1963 single by the Shadows

"Foot Tapper" is an instrumental by British guitar group the Shadows, released as a single in February 1963. It went to number one in the UK Singles Chart, and was the Shadows' last UK number-one hit (not including those where they performed as Cliff Richard's backing group).

==Background and reception==
Filmmaker Jacques Tati went to see the Shadows at the Olympia in Paris in 1961 and asked them to write a song for his next film. So, Hank Marvin and Bruce Welch wrote "Foot Tapper". However, Tati had funding difficulties and his next film, Playtime, did not appear until 1967. Instead, in 1963, the Shadows had a small role in the film Summer Holiday and its producer Peter Yates needed some music for the radio in the bus scene, so they offered up "Foot Tapper". It was released in February as a re-recorded double A-sided single with the pop standard "The Breeze and I" a week earlier than planned. Though officially issued as a double A-side, chart compilers elected to only give chart placement to "Foot Tapper". "The Breeze and I" did not chart in any country.

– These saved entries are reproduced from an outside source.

static bool pipe_layout_compute(const zpq_plan& plan, const PipeOptions& opt, PipeLayout& L, std::string& why_not) {
  const PlanHeader& ph = plan.hdr();
  const int n = (int)ph.n;
  if (n < 1 || n > 64) { why_not = "more than 64 components"; return false; }
  if (ph.arena_bytes >= (1ull << 32)) { why_not = "model state of 4 GiB or more per block"; return false; }
  const CompDesc* comp = plan.comps();
  L = PipeLayout();
  L.n = n;
  L.mode = opt.mode ? 1 : 0;
  L.ps_wide = opt.wide && L.mode == 1;
  if (opt.chunk >= 64 && opt.chunk <= 8192 && (opt.chunk & (opt.chunk - 1)) == 0) L.C = opt.chunk;
  if (opt.group == 8 || opt.group == 16 || opt.group == 32 || opt.group == 64) L.G = opt.group;
  enum { K_ROW = 1, K_CONS, K_CM, K_MATCH, K_AVG, K_MIX2, K_SSE, K_CODER };
  bool mix_bits_ok = true;
  L.light_bits = L.mode ? 7 : 4;
  enum { K_CM_BITS = 9, K_MIX2_BITS, K_SSE_BITS };
  auto light_unit = [&](int kind, int bits_kind, bool bits_ok, int i) {
    if (bits_ok && (L.light_bits >> (bits_kind - K_CM_BITS) & 1)) { for (int sub = 0; sub < L.G * 8 / L.light_threads(); ++sub) { L.light.push_back({bits_kind, i}); L.light_sub.push_back(sub); } }
    else { L.light.push_back({kind, i}); L.light_sub.push_back(0); }
  };
  for (int i = 0; i < n; ++i) {
    const CompDesc& c = comp[i];
    L.ctx[i] = L.row[i] = L.state[i] = -1;
    int lv = 1;
    switch (c.type) {
      case C_CONS: light_unit(K_CONS, K_CM_BITS, false, i); break;
      case C_CM: L.ctx[i] = L.nctx++; light_unit(K_CM, K_CM_BITS, c.mask0 >= 511u, i); break;
      case C_MATCH: L.ctx[i] = L.nctx++; L.state[i] = L.nstate; L.nstate += 12; light_unit(K_MATCH, K_CM_BITS, false, i); break;
      case C_ICM: L.ctx[i] = L.nctx++; L.row[i] = L.nrow++; lv = 2; L.icm.push_back(i); break;
      case C_ISSE: L.ctx[i] = L.nctx++; L.row[i] = L.nrow++; lv = std::max(2, L.level[c.a2] + 1); L.isse.push_back(i); break;
      case C_AVG: lv = std::max(L.level[c.a1], L.level[c.a2]) + 1; light_unit(K_AVG, K_CM_BITS, false, i); break;
      case C_MIX2: L.ctx[i] = L.nctx++; lv = std::max(L.level[c.a2], L.level[c.a3]) + 1;
        light_unit(K_MIX2, K_MIX2_BITS, c.a5 == 255u && c.mask0 >= 255u, i); break;
      case C_SSE: L.ctx[i] = L.nctx++; lv = L.level[c.a2] + 1; light_unit(K_SSE, K_SSE_BITS, c.mask0 >= 32u * 256u - 1u, i); break;
      case C_MIX: {
        if (c.a3 > 64) { why_not = "MIX with more than 64 inputs"; return false; }
        L.ctx[i] = L.nctx++;
        for (unsigned t = 0; t < c.a3; ++t) lv = std::max(lv, L.level[c.a2 + t] + 1);
        const int m = (int)c.a3, nq = (m + 3) / 4;
        int ql = 1;
        while (ql < nq) ql *= 2;
        if (ql > L.G) { why_not = "MIX lane group wider than the block group"; return false; }
        L.mix.push_back(i);
        L.mix_ql.push_back(ql);
        mix_bits_ok = mix_bits_ok && c.a5 == 255u && c.mask0 >= 255u && ql <= 8 && L.G * ql % 8 == 0;
        break;
      }
      default: why_not = "unknown component type"; return false;
    }
    L.level[i] = lv;
  }
  if (L.mode && mix_bits_ok && !L.mix.empty()) L.mix_bits = 1;
  for (int i = 0; i < n; ++i) if (L.row[i] >= 0) L.rows.push_back(i);
  light_unit(K_CODER, K_CM_BITS, false, n - 1);
  L.coder_level = L.level[n - 1] + 1;
  L.S = L.coder_level + 1 + L.slack;
  {
    auto kernel_of = [&](int i) { const unsigned t = comp[i].type; return t == C_ICM ? 3 : (t == C_ISSE ? 4 : (t == C_MIX ? 5 : 2)); };
    auto reads = [&](int consumer_kernel, int j) { const int pk = kernel_of(j); if (pk != consumer_kernel) L.consumes[consumer_kernel][pk] = true; };
    for (int i = 0; i < n; ++i) {
      const CompDesc& c = comp[i];
      const int k = kernel_of(i);
      if (L.ctx[i] >= 0 && c.type != C_ICM && c.type != C_ISSE) L.consumes[k][0] = true;
      if (L.row[i] >= 0) { L.consumes[1][0] = true; L.consumes[k][1] = true; }
      switch (c.type) {
        case C_ISSE: reads(k, (int)c.a2); break;
        case C_AVG: reads(k, (int)c.a1); reads(k, (int)c.a2); break;
        case C_MIX2: reads(k, (int)c.a2); reads(k, (int)c.a3); break;
        case C_SSE: reads(k, (int)c.a2); break;
        case C_MIX: for (unsigned t = 0; t < c.a3; ++t) reads(k, (int)(c.a2 + t)); break;
        default: break;
      }
    }
    reads(2, n - 1);
    L.consumes[2][0] = true;
  }
  L.hcomp_state = L.nstate; L.nstate += 8;
  L.coder_state = L.nstate; L.nstate += 4;
  const uint64_t hbytes = 4ull * (ph.hmask + 1);
  L.hcomp_h_lds = hbytes <= 8192;
  L.hcomp_lanes = 64;
  if (L.hcomp_h_lds) while (L.hcomp_lanes > 8 && hbytes * L.hcomp_lanes > 65536) L.hcomp_lanes /= 2;
  const uint64_t C = (uint64_t)L.C, S = (uint64_t)L.S, G = (uint64_t)L.G;
  uint64_t off = 0;
  L.off_ctx = off;   off += S * (uint64_t)std::max(L.nctx, 1) * C * G * 4;
  L.off_bh = off;    off += S * (uint64_t)std::max(L.nrow, 1) * C * G * 8;
  L.off_p = off;     off += S * (uint64_t)n * C * G * 16;
  L.off_state = off; off += (uint64_t)L.nstate * G * 4;
  L.group_bytes = (off + 4095) & ~4095ull;
  if (L.group_bytes >= (1ull << 32)) { why_not = "stream buffer of a block group exceeds 4 GiB"; return false; }
  L.mix_packed.assign(L.mix.size(), 0);
  static const bool packed_off = [] { const char* v = getenv("ZPAQ_AMD_MIX_PACKED"); return !(v && v[0] == '1'); }();
  for (size_t r = 0; r < L.mix.size(); ++r) {
    const CompDesc& c = comp[L.mix[r]];
    const uint32_t ps = mix_pstride(c.a3);
    if (!packed_off && !L.mix_bits && c.a5 == 255u && c.mask0 >= 255u && c.a3 >= 3u && ps <= 4u * c.stride && (ps < 4u * c.stride || c.mask0 + 1u <= 256u))
      L.mix_packed[r] = 1;
  }
  static const int rows_forced = [] { const char* v = getenv("ZPAQ_AMD_MIX_LDS_ROWS"); return v ? atoi(v) : -1; }();
  static const bool halves_wanted = [] { const char* v = getenv("ZPAQ_AMD_MIX_HALVES"); return !(v && v[0] == '0'); }();
  plan_persistent(plan, L, 0, false);
  bool halves = false;
  if (L.persist_ok && halves_wanted) {
    PipeLayout T = L;
    plan_persistent(plan, T, 0, true);
    if (T.persist_ok && T.ps_mix_nh == 2 && T.ps_wpg <= L.ps_wpg) { L = T; halves = true; }
  }
  if (L.persist_ok) {
    const int wpg0 = L.ps_wpg;
    for (int wish : {128, 64, 32}) {
      if (rows_forced >= 0 && wish != rows_forced) continue;
      PipeLayout T = L;
      plan_persistent(plan, T, wish, halves);
      bool any = false;
      for (int v : T.mix_lds_rows) any = any || v != 0;
      if (!any) break;
      if (T.persist_ok && T.ps_wpg <= wpg0) { L = T; break; }
    }
  }
  return true;
}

Reviewed in New Record Mirror, "Foot Tapper" was described as "a beautifully balanced bit of recording with a compelling theme. Hank, Licorice and Bruce are in precise, driving form – but the side showcases Brian's forceful but controlled drumming, notably on cymbals. Just try and stop your foot tapping. It'll fair hurtle into the charts – and is probably even better than "Dance On". Reviewing for Disc, Don Nicholl described "Foot Tapper" as a "light-hearted modern dancer which will pull in as many customers as the other side – maybe more".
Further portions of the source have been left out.